Quien corre, huye de la miseria, de la desgracia, de lo que ha acabado, de la tristeza, de la muerte… y va hacia su deseo sin certeza alguna, pero va a todo galope. A toda velocidad, enfrenta desafíos como un loco para sentir que llegará al destino de sus sueños. Quien trota, mantiene el ritmo de las rimas que contienen un mensaje, unas palabras que cambian el sentido, cambia la mirada y la opinión de quien tendrá que decidir. Quien camina, contempla la belleza mientras avanza en medio del paisaje, y comprende que es eterno como el universo, comprende que es parte de la belleza de todo y que todo está para sí, para tomar y usar con respeto. Comprende que el camino está hecho de senderos que el desorden de la naturaleza ha dejado para permitir el paso de quienes saben agradecer y admirar lo sublime, lo sagrado. Pero quien se detiene, perdido, miedoso, avaro o en pereza, algún día la descomposición lo alcanzará, y se pudre, se confunde para transformarse en el polvo del camino, sin poder disfrutar de las riquezas, sin contemplar del paisaje, sin llevar lección alguna a quien viene más atrás, y sin galopar campante hacia su sueño, su ambición, su paraíso que no está en ninguna parte, sino en medio de su corazón que da corazonadas cuando se sabe cerca de lo que deslumbra con el brillo de los ojos del aprendiz.
Sólo quien avanza por sus sueños, sus deseos y su ambición, sabe que la razón de existir está en el movimiento y no en la quietud, porque quien conoce lo eterno, sabe que tiene la dicha de conocer y vivir cada rincón de la experiencia, sin importar el éxito o el fracaso. E ir por más, aunque no lo haya, porque tu corazón no cuenta los latidos ni la vida los pasos de tu riqueza, sólo caminas, avanzas de cualquier forma para saber que todos estamos hechos de una misma misión, de una misma ambición, de una misma razón.

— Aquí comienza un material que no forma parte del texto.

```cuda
static void cur_view(UhcEngine *e) {
    CurView v;
    v.pct = e->cur.pct; v.start = e->cur.start; v.meta = e->cur.meta; v.max_freq = e->cur.M;
    v.fit_clip = e->cur.M ? e->fit_clip : -1; v.prec_freq = e->cur.M ? e->prec_freq : 0.f;
    e->evf.cur = v; e->evd.cur = v;
    e->view_gen++; e->cur_gen++;
}
static void cur_free(UhcEngine *e) {
    cudaDeviceSynchronize();
    for (void *p : {(void *)e->cur.pct, (void *)e->cur.start, (void *)e->cur.meta, (void *)e->cur.p, (void *)e->cur.cnt, (void *)e->cur.rank, (void *)e->cur.ncl}) if (p) cudaFree(p);
    if (e->d_push) cudaFree(e->d_push);
    e->d_push = nullptr; e->push_cap = 0;
    e->cur = cur::Dev{}; e->cur_cnt_cap = e->cur_rank_cap = 0; e->fit_clip = -1; e->prec_freq = 0.f;
    int *sl = e->precision == 32 ? e->evf.ep_start_log : e->evd.ep_start_log;
    cudaMemset(sl, 0xFF, (size_t)e->E * sizeof(int));
// ... 240 lines not shown
```

Baseline: 1.272 million.

## Cap step grid at resident CTAs and loop each block over multiple env rounds

The float step kernel now launches at most one wave of resident CTAs, with a floor of a quarter of the env blocks. Each block loops over up to four rounds of env slots, reusing staged tables and alternating mbarrier parity, with a separate named barrier per round group. This is meant to cut repeated per-block table staging and tail-wave imbalance. It also adds optional clock64 phase instrumentation compiled in only with UHC_STEP_CLOCKS, plus an async proxy fence before the bulk state load.

```diff
diff --git a/include/uhc_b200.h b/include/uhc_b200.h
--- a/include/uhc_b200.h
+++ b/include/uhc_b200.h
@@ -84,6 +84,7 @@
 int uhc_env_get_state_batch(UhcEngine *e, int n, const int *env_ids_host, double *out_host, int *istate_host);
 int uhc_env_set_state_batch(UhcEngine *e, int n, const int *env_ids_host, const double *qpos_host, const double *qvel_host);
 int uhc_engine_counters(UhcEngine *e, int *out4);
+int uhc_step_clocks(UhcEngine *e, int nslots, unsigned long long *out_host, int *rec_len);
 const int *uhc_episode_log_dev(const UhcEngine *e);
 int uhc_num_envs(const UhcEngine *e);
 int uhc_engine_obs_dim(const UhcEngine *e);
diff --git a/uhc_b200/build.py b/uhc_b200/build.py
--- a/uhc_b200/build.py
+++ b/uhc_b200/build.py
@@ -11,14 +11,15 @@
               "-Xcompiler", "-fPIC", "-shared", "-Xptxas", "-v", "--expt-relaxed-constexpr"]
 
 
-def build(force=False, verbose=False):
+def build(force=False, verbose=False, so=None, extra_flags=()):
+    so = so or SO
     csrc = os.path.join(HERE, "csrc")
     srcs = [os.path.join(csrc, s) for s in SRCS]
     nofma = [os.path.join(csrc, s) for s in NO_FMA_SRCS]
     deps = srcs + nofma + [os.path.join(csrc, d) for d in DEPS] + [os.path.abspath(__file__)]
-    if not force and os.path.exists(SO) and os.path.getmtime(SO) >= max(os.path.getmtime(d) for d in deps if os.path.exists(d)):
-        return SO
-    flags = [f for f in NVCC_FLAGS if f != "--use_fast_math=false"] + os.environ.get("UHC_NVCC_EXTRA", "").split()
+    if not force and os.path.exists(so) and os.path.getmtime(so) >= max(os.path.getmtime(d) for d in deps if os.path.exists(d)):
+        return so
+    flags = [f for f in NVCC_FLAGS if f != "--use_fast_math=false"] + os.environ.get("UHC_NVCC_EXTRA", "").split() + list(extra_flags)
     with tempfile.TemporaryDirectory() as tmp:
         objs = []
         for s in nofma:
@@ -30,13 +31,13 @@
             if r.returncode:
                 raise RuntimeError("nvcc failed")
             objs.append(o)
-        cmd = ["nvcc"] + flags + ["-o", SO] + srcs + objs + ["-ldl"]
+        cmd = ["nvcc"] + flags + ["-o", so] + srcs + objs + ["-ldl"]
         r = subprocess.run(cmd, capture_output=True, text=True)
     if verbose or r.returncode:
         print(r.stdout[-6000:], r.stderr[-12000:])
     if r.returncode:
         raise RuntimeError("nvcc failed")
-    return SO
+    return so
 
 
 if __name__ == "__main__":
diff --git a/uhc_b200/csrc/env_step.h b/uhc_b200/csrc/env_step.h
--- a/uhc_b200/csrc/env_step.h
+++ b/uhc_b200/csrc/env_step.h
@@ -146,6 +146,7 @@
     static_assert(BYTES % 16 == 0 && (ST_SIZE * sizeof(Real)) % 16 == 0, "bulk copies need 16-byte granularity");
     const unsigned mb = smem_u32(&w.mbar);
     if ((threadIdx.x & 31) == 0) {
+        asm volatile("fence.proxy.async.shared::cta;" ::: "memory");
         asm volatile("mbarrier.arrive.expect_tx.shared::cta.b64 _, [%0], %1;" :: "r"(mb), "r"(BYTES) : "memory");
         asm volatile("cp.async.bulk.shared::cluster.global.mbarrier::complete_tx::bytes [%0], [%1], %2, [%3];"
                      :: "r"(smem_u32(w.q)), "l"(st), "r"(BYTES), "r"(mb) : "memory");
@@ -226,12 +227,12 @@
 
 template <class Real, class ObsT, bool CUR = false>
 UHC_DEV int env_step_warp(const EngineView<Real> &ev, int env, Work<Real> &w, const ObsT *action, ObsT *obs, ObsT *reward,
-                          ObsT *cinfo_out, int *fail_out, int *end_out, ObsT *percent_out, ObsT *torque_out) {
+                          ObsT *cinfo_out, int *fail_out, int *end_out, ObsT *percent_out, ObsT *torque_out, int load_parity = 0) {
     int *is = ev.istate + (size_t)env * SI_SIZE;
     Real *st = ev.state + (size_t)env * ST_SIZE;
     const int clip = is[SI_CLIP], start = is[SI_START], len = is[SI_LEN];
     int cur_t = is[SI_CUR_T];
-    load_state(ev, env, w, 0);
+    load_state(ev, env, w, load_parity);
     const bool explicit_rf = ev.cfg.rfc_mode == 1;
     LANES_BEGIN
     for (int i = lane; i < NU; i += 32) w.act[i] = (Real)action[i];
@@ -246,13 +247,16 @@
     LANES_END
     const Model<Real> &mdl = w.mdl;
     TOPO_DECL(mdl);
+    UHC_CLK(true, CLK_PROLOGUE);
 #pragma unroll 1
     for (int it = 0; it < NSUB; ++it) {
         UHC_CTA_SYNC(true);
+        UHC_CLK(true, CLK_BAR_START);
         iters += substep_dynamics<Real, ObsT>(mdl, w.cfg, w, tp, target, it, true, torque_out, true, action);
         if (w.ncon > maxcon) maxcon = w.ncon;
         if (it == NSUB - 1) world_quat(mdl, w.q, w);
         integrate(mdl, w);
+        UHC_CLK(true, CLK_INTEGRATE);
     }
     cur_t += 1;
     Real *bq = st + ST_BQUAT, *pbq = st + ST_PBQUAT;
@@ -324,6 +328,7 @@
         if (lane == 0) is[SI_EPISODE] = episode;
         LANES_END
     }
+    UHC_CLK(true, CLK_EPILOGUE);
     return fail || end;
 }
 
diff --git a/uhc_b200/csrc/sim_core.h b/uhc_b200/csrc/sim_core.h
--- a/uhc_b200/csrc/sim_core.h
+++ b/uhc_b200/csrc/sim_core.h
@@ -1134,6 +1134,21 @@
 #else
 #define UHC_CTA_SYNC(on) do { (void)(on); } while (0)
 #endif
+enum { CLK_PROLOGUE = 0, CLK_BAR_START, CLK_PD, CLK_BAR_PD, CLK_SMOOTH, CLK_BAR_SMOOTH, CLK_NEWTON_SETUP, CLK_NEWTON, CLK_INTEGRATE, CLK_EPILOGUE,
+       CLK_NPH, CLK_T0 = CLK_NPH, CLK_LAST, CLK_GROUP, CLK_ITERS, CLK_REC = CLK_ITERS + NSUB };
+#if defined(UHC_STEP_CLOCKS) && !defined(UHC_EMU)
+constexpr int CLK_SLOTS = 8192;
+static __device__ unsigned long long g_step_clk[CLK_SLOTS * CLK_REC];
+__device__ __forceinline__ unsigned long long *clk_rec() {
+    const unsigned slot = blockIdx.x * (blockDim.x >> 5) + (threadIdx.x >> 5);
+    return (threadIdx.x & 31) == 0 && slot < CLK_SLOTS ? g_step_clk + (size_t)slot * CLK_REC : nullptr;
+}
+#define UHC_CLK(on, ph) do { unsigned long long *r_ = clk_rec(); if ((on) && r_) { const unsigned long long t_ = clock64(); r_[ph] += t_ - r_[CLK_LAST]; r_[CLK_LAST] = t_; } } while (0)
+#define UHC_CLK_SET(on, k, v) do { unsigned long long *r_ = clk_rec(); if ((on) && r_) r_[k] = (unsigned long long)(v); } while (0)
+#else
+#define UHC_CLK(on, ph) do { } while (0)
+#define UHC_CLK_SET(on, k, v) do { } while (0)
+#endif
 template <class Real, class OutT, class TPT>
 UHC_DEVNI int substep_dynamics(const Model<Real> &m, const EnvCfg<Real> &cfg, Work<Real> &w, const TPT &tp, const Real *target, int it,
                              bool with_pd, OutT *torque_out, bool cta_sync = false, const OutT *act_global = nullptr) {
@@ -1167,13 +1182,18 @@
             rhs = w.as_;
             limit_setup(m, w);
         } else {
-            if (done || iters >= cfg.newton_max_iter || !(gn2 > cfg.newton_tol * cfg.newton_tol * scale * scale)) break;
+            if (done || iters >= cfg.newton_max_iter || !(gn2 > cfg.newton_tol * cfg.newton_tol * scale * scale)) {
+                UHC_CLK(cta_sync, CLK_NEWTON); UHC_CLK_SET(cta_sync, CLK_ITERS + it, iters);
+                break;
+            }
             ++iters;
         }
         if (!(phase == PH_SMOOTH && (w.ncon > 0 || w.nlim > 0))) aba_solve(m, w, arm_scale, phase == PH_NEWTON, rhs);
-        if (phase == PH_PD) { pd_finish(m, cfg, w, it, torque_out); phase = PH_SMOOTH; UHC_CTA_SYNC(cta_sync); }
-        else if (phase == PH_SMOOTH) {
-            UHC_CTA_SYNC(cta_sync);
+        if (phase == PH_PD) {
+            pd_finish(m, cfg, w, it, torque_out); phase = PH_SMOOTH;
+            UHC_CLK(cta_sync, CLK_PD); UHC_CTA_SYNC(cta_sync); UHC_CLK(cta_sync, CLK_BAR_PD);
+        } else if (phase == PH_SMOOTH) {
+            UHC_CLK(cta_sync, CLK_SMOOTH); UHC_CTA_SYNC(cta_sync); UHC_CLK(cta_sync, CLK_BAR_SMOOTH);
             if (w.ncon == 0 && w.nlim == 0) {
                 LANES_BEGIN
                 for (int i = lane; i < NV; i += 32) w.a[i] = w.as_[i];
@@ -1183,6 +1203,7 @@
                 constraint_setup(m, w);
                 scale = newton_init(m, w, tp, &gn2);
             }
+            UHC_CLK(cta_sync, CLK_NEWTON_SETUP);
             phase = PH_NEWTON;
         } else if (newton_advance(m, w, tp, &gn2)) done = true;
     }
diff --git a/uhc_b200/csrc/step_kernel.cu b/uhc_b200/csrc/step_kernel.cu
--- a/uhc_b200/csrc/step_kernel.cu
+++ b/uhc_b200/csrc/step_kernel.cu
@@ -37,31 +37,44 @@
 #else
 #define UHC_STEP_BOUNDS(EPB, Real) __launch_bounds__(32 * EPB, 1)
 #endif
+constexpr int STEP_ROUNDS = 4;
 template <class Real, int EPB, bool CUR = false>
 __global__ void UHC_STEP_BOUNDS(EPB, Real)
 k_env_step(EngineView<Real> ev, const float *__restrict__ act, float *__restrict__ obs, float *__restrict__ rew, float *__restrict__ cinfo,
            int *__restrict__ fail, int *__restrict__ end, float *__restrict__ pct, float *__restrict__ torque, const int *__restrict__ order) {
     extern __shared__ __align__(16) unsigned char smem[];
     constexpr int NGRP = (EPB + SYNC_GROUP - 1) / SYNC_GROUP;
-    __shared__ int s_nvalid[NGRP];
-    const int warp = threadIdx.x >> 5, slot = blockIdx.x * EPB + warp, grp = warp / SYNC_GROUP;
-    if (threadIdx.x < NGRP) s_nvalid[threadIdx.x] = 0;
+    static_assert(1 + STEP_ROUNDS * NGRP <= 16, "named barriers 1..15");
+    __shared__ int s_nvalid[STEP_ROUNDS * NGRP];
+    const int warp = threadIdx.x >> 5, grp = warp / SYNC_GROUP;
+    const int nblk = (ev.num_envs + EPB - 1) / EPB, rounds = (nblk + (int)gridDim.x - 1) / (int)gridDim.x;
+    UHC_CLK_SET(true, CLK_T0, clock64()); UHC_CLK_SET(true, CLK_LAST, clock64());
+    if (threadIdx.x < STEP_ROUNDS * NGRP) s_nvalid[threadIdx.x] = 0;
     stage_tables<Real, EPB>(ev, smem);
-    const int env = slot < ev.num_envs ? (order ? order[slot] : slot) : -1;
-    const bool valid = env >= 0 && env_record_valid(ev, env);
-    if (valid && (threadIdx.x & 31) == 0) atomicAdd(&s_nvalid[grp], 1);
+    auto env_of = [&](int r) { const int slot = (blockIdx.x + r * gridDim.x) * EPB + warp; return slot < ev.num_envs ? (order ? order[slot] : slot) : -1; };
+    for (int r = 0; r < rounds; ++r) {
+        const int env = env_of(r);
+        if (env >= 0 && env_record_valid(ev, env) && (threadIdx.x & 31) == 0) atomicAdd(&s_nvalid[r * NGRP + grp], 1);
+    }
     __syncthreads();
-    if (!valid) {
-        if (env >= 0) env_step_invalid<Real, float>(ev, obs ? obs + (size_t)env * ev.cfg.obs_dim : nullptr, rew ? rew + env : nullptr, cinfo ? cinfo + (size_t)env * 5 : nullptr,
-                                                    fail ? fail + env : nullptr, end ? end + env : nullptr, pct ? pct + env : nullptr);
-        return;
-    }
     Work<Real> &w = reinterpret_cast<Work<Real> *>(smem)[warp];
-    if ((threadIdx.x & 31) == 0) { w.sync_threads = 32 * s_nvalid[grp]; w.sync_id = 1 + grp; }
     state_mbar_init(w);
-    env_step_warp<Real, float, CUR>(ev, env, w, act + (size_t)env * ev.cfg.act_dim, obs ? obs + (size_t)env * ev.cfg.obs_dim : nullptr, rew ? rew + env : nullptr,
-                               cinfo ? cinfo + (size_t)env * 5 : nullptr, fail ? fail + env : nullptr, end ? end + env : nullptr,
-                               pct ? pct + env : nullptr, torque ? torque + (size_t)env * NSUB * NU : nullptr);
+    int loads = 0;
+    for (int r = 0; r < rounds; ++r) {
+        const int env = env_of(r);
+        if (env < 0) continue;
+        if (!env_record_valid(ev, env)) {
+            env_step_invalid<Real, float>(ev, obs ? obs + (size_t)env * ev.cfg.obs_dim : nullptr, rew ? rew + env : nullptr, cinfo ? cinfo + (size_t)env * 5 : nullptr,
+                                          fail ? fail + env : nullptr, end ? end + env : nullptr, pct ? pct + env : nullptr);
+            continue;
+        }
+        if ((threadIdx.x & 31) == 0) { w.sync_threads = 32 * s_nvalid[r * NGRP + grp]; w.sync_id = 1 + r * NGRP + grp; }
+        UHC_CLK_SET(true, CLK_GROUP, grp);
+        env_step_warp<Real, float, CUR>(ev, env, w, act + (size_t)env * ev.cfg.act_dim, obs ? obs + (size_t)env * ev.cfg.obs_dim : nullptr, rew ? rew + env : nullptr,
+                                   cinfo ? cinfo + (size_t)env * 5 : nullptr, fail ? fail + env : nullptr, end ? end + env : nullptr,
+                                   pct ? pct + env : nullptr, torque ? torque + (size_t)env * NSUB * NU : nullptr, loads & 1);
+        ++loads;
+    }
 }
 
 __global__ void __launch_bounds__(1024) k_order_envs(const int *__restrict__ istate, int E, int *__restrict__ order) {
@@ -167,6 +180,7 @@
 
 struct UhcEngine {
     int E, device, precision, launches;
+    int step_ctas = 0;
     std::vector<void *> allocs;
     EngineView<float> evf; EngineView<double> evd;
     int *d_clip_model = nullptr; int nshape = 1;
@@ -258,6 +272,12 @@
 template <class Real, int EPB> constexpr size_t step_smem() { return EPB * sizeof(Work<Real>) + 2 * NV * 4 * sizeof(Real) + (MAXLEVEL + 1) * LVL_G * sizeof(int) + 32 * sizeof(LaneTopo); }
 static_assert(step_smem<float, EPB_F>() + 1024 + 64 <= 228 * 1024, "k_env_step<float>: the 16 work sets of a block no longer fit one SM");
 
+static int step_grid(int E, int epb, int ctas) {
+    const int nblk = (E + epb - 1) / epb;
+    const int g = nblk < ctas ? nblk : ctas, lo = (nblk + STEP_ROUNDS - 1) / STEP_ROUNDS;
+    return g > lo ? g : lo;
+}
+
 extern "C" {
 
 const char *uhc_last_error(void) { return g_err.c_str(); }
@@ -288,6 +308,9 @@
         int resident = 0;
         CK(cudaOccupancyMaxActiveBlocksPerMultiprocessor(&resident, k_env_step<float, EPB_F>, 32 * EPB_F, step_smem<float, EPB_F>()));
         if (resident < 1) { g_err = "uhc_engine_create: k_env_step<float> with " + std::to_string(EPB_F) + " envs per block does not fit one SM"; delete e; return -3; }
+        int nsm = 0;
+        CK(cudaDeviceGetAttribute(&nsm, cudaDevAttrMultiProcessorCount, device));
+        e->step_ctas = resident * nsm;
     } else {
         CK(cudaFuncSetAttribute(k_env_step<double, EPB_D>, cudaFuncAttributeMaxDynamicSharedMemorySize, (int)step_smem<double, EPB_D>()));
         CK(cudaFuncSetAttribute(k_env_step<double, EPB_D, true>, cudaFuncAttributeMaxDynamicSharedMemorySize, (int)step_smem<double, EPB_D>()));
@@ -584,7 +607,7 @@
     if (e->d_order) { k_order_envs<<<1, 1024, 0, st>>>(e->precision == 32 ? e->evf.istate : e->evd.istate, e->E, e->d_order); e->launches++; }
     const bool cur = e->cur.M > 0;
     if (e->precision == 32)
-        (cur ? k_env_step<float, EPB_F, true> : k_env_step<float, EPB_F>)<<<(e->E + EPB_F - 1) / EPB_F, 32 * EPB_F, step_smem<float, EPB_F>(), st>>>(e->evf, actions_dev, obs_dev, reward_dev, cinfo_dev, fail_dev, end_dev, percent_dev, torque_dev, e->d_order);
+        (cur ? k_env_step<float, EPB_F, true> : k_env_step<float, EPB_F>)<<<step_grid(e->E, EPB_F, e->step_ctas), 32 * EPB_F, step_smem<float, EPB_F>(), st>>>(e->evf, actions_dev, obs_dev, reward_dev, cinfo_dev, fail_dev, end_dev, percent_dev, torque_dev, e->d_order);
     else
         (cur ? k_env_step<double, EPB_D, true> : k_env_step<double, EPB_D>)<<<(e->E + EPB_D - 1) / EPB_D, 32 * EPB_D, step_smem<double, EPB_D>(), st>>>(e->evd, actions_dev, obs_dev, reward_dev, cinfo_dev, fail_dev, end_dev, percent_dev, torque_dev, e->d_order);
     CK(cudaGetLastError());
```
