# leakless21/VietVoice-TTS

Hardware: AMD Instinct MI355X
Metric: audio-seconds/sec (24 kHz) at batch 32, 256-token utterances; RTF (higher is better)
Workload: dtype bf16

## Files before the change

vietvoice-tts_amd/csrc/vv_api.hip:

```cpp
#include <hip/hip_runtime.h>
#include <algorithm>
#include <cmath>
#include <cstdarg>
#include <cstdio>
#include <cstring>
#include <map>
#include <string>
#include <utility>
#include <vector>
#include "vv_kernels.h"

#define VV_VERSION_STR "vvtts-hip 0.14 (gfx950)"

namespace {
std::string g_create_error;

struct Bound { const void* p; uint64_t bytes; };

struct ProfRec { hipEvent_t a, b; int cls, sub; };

inline size_t align_up(size_t v, size_t a) { return (v + a - 1) / a * a; }
inline int pad_to(int v, int a) { return (v + a - 1) / a * a; }
}

struct vv_ctx {
    int device = 0;
    vv_model_cfg cfg{};
    int dt = VV_DTYPE_BF16;
    std::string err;
    std::map<std::string, Bound> w;
    bool finalized = false;
    bool ever_finalized = false;
    bool vocos = false;
    vv_vocos_cfg vcfg{};
    float post_bias = 0.f;
    int n_steps = 0;
    std::vector<float> dt_host;
    float* modtab = nullptr;
    float* fintab = nullptr;
    int ode_s = 1;
    double ode_a[16] = {}, ode_b[4] = {1.0, 0, 0, 0};
    int ode_kslot[4] = {-1, -1, -1, -1};
    int ode_nk = 0;
    int ms_q = 0;
    std::vector<double> ms_beta;
    double* ode_report = nullptr;
    int report_steps = 0, report_B = 0;
    char* ws = nullptr;
    size_t ws_cap = 0;
    uint64_t ws_generation = 0;
    int* d_mult = nullptr;
    int rope_rows = 0;
    int split_k_tail = 0;
    int chip_share = 1;
    int ring_tiles_max = 256;
    int ring_tiles = 1;
    int pp_min_tiles = -1;
    int lanes = 0;
    hipStream_t side_stream[1] = {};
    hipEvent_t ev_fork = nullptr, ev_join[1] = {};
    float rope_theta = 0.f;
    int rope_q_attn = 1;
    int voc_x3 = -1;
    int voc_x3_rows = 0;
    char* x3_buf = nullptr;
    std::map<std::string, const void*> x3_w;
    int fuse_mrf = 2;
    bool prof = false;
    std::vector<ProfRec> recs;
    std::vector<hipEvent_t> pool;
    int64_t p_launch[VV_PROF_NCLASS]{};
    double p_flops[VV_PROF_NCLASS]{}, p_bytes[VV_PROF_NCLASS]{}, p_ms[VV_PROF_NCLASS]{};

    int fail(int code, const char* fmt, ...) {
        char buf[1024];
        va_list ap;
        va_start(ap, fmt);
        vsnprintf(buf, sizeof buf, fmt, ap);
        va_end(ap);
        err = buf;
        return code;
    }
    const void* W(const std::string& n) const {
        auto it = w.find(n);
        return it == w.end() ? nullptr : it->second.p;
    }
    const float* Wf(const std::string& n) const { return (const float*)W(n); }
    int esz() const { return dt == VV_DTYPE_BF16 ? 2 : 4; }
    int bk() const { return dt == VV_DTYPE_BF16 ? 64 : 32; }
};

namespace {

#define HIPCHK(ctx, call)                                                                   \
    do {                                                                                    \
        hipError_t e__ = (call);                                                            \
        if (e__ != hipSuccess) return (ctx)->fail(-5, "%s: %s", #call, hipGetErrorString(e__)); \
    } while (0)

#define KCHK(ctx, call)                                              \
    do {                                                             \
        const char* m__ = "";                                        \
        int r__ = (call);                                            \
        if (r__ != 0) return (ctx)->fail(r__, "%s", m__);            \
    } while (0)
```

(Caballos y Caballeros de la Corte Menor del Mazo de Tarot Soprafino de Ferdinando Gumppemberg, en versión de Il Meneghello, reproducido por Osvaldo Menegazzi, fabricado a mano en Milan, Italia, ejemplar número 122 de 500, de mi colección privada)

Fe

fe
Siempre hay algo más grande que lo posible. Y el creerlo impulsa al alma a vivir en ese sueño, en ese capricho, en esa ambición. A veces te impone desafíos porque de tanto creerlo, se vuelve real, y es allí donde comienzan las renuncias a lo cómodo, lo conocido, lo seguro.
La Fe es una tecnología que los humanos tienen y que te diferencia del resto de la naturaleza: puedes decidir qué creer y qué desear. Entonces la Fe se vuelve esa energía y esa creencia que conoce cada rincón de ti: cada célula y cada espacio. Es esa fuerza que va en tu conciencia y que alimenta el sentido de tu vida y tu misión en esta Tierra. No es algo que se organiza previamente -la Fe no se planifica, simplemente se vive con devoción-, es algo que se construye día a día, desde lo que crees, desde lo que sueñas, desde lo que aspiras.
De la misma manera, con la misma energía, también se construyen las desgracias, porque la Fe es una herramienta de decreto que trabaja en el mundo de los deseos. Y como pregonas maleficios, desgracias y derrumbes, la Fe se vuelve eso, lo que decretas, lo que presagias.
Todo mago enseña a su discípulo a construir un posible dentro de lo imposible, para traer a lo visible lo invisible que sólo es posible con Fe. Y el caminar sobre un camino ya soñado, ya gozado, celebrado y ya estudiado con atención en los detalles de la imaginación o la ambición, hace que parezca conocido. Eso sí, la Fe te exige que renuncies a lo que viene en la tradición de tus enseñanzas y tus creencias, porque lo que te enseñaron era sólo lo conocido en ese entonces. En el pasado nadie imaginó que llegarías tan lejos, nadie calculó que podrías pisar la dicha, nadie previno que derrumbarías obstáculos y que serías el elegido por ti mismo para estar en la cima de lo que llamamos milagro o paraíso. La Fe es todo eso que atraes porque lo crees con devoción. De la misma manera que hablas con soltura de tus sueños, también puedes construir las desgracias y las barreras que nunca te llevarán a la otra orilla, esa que niegas como posible, esa que se derrota antes de comenzar.
La Fe mueve la montaña de su creer.

(De mi colección privada, el Arcano V del Tarot Hermético, de la Secreta Fraternidad de la Orden Mágica del 1888, basado en Godfrey Dowson, diseñado en el año 1975 y 1977)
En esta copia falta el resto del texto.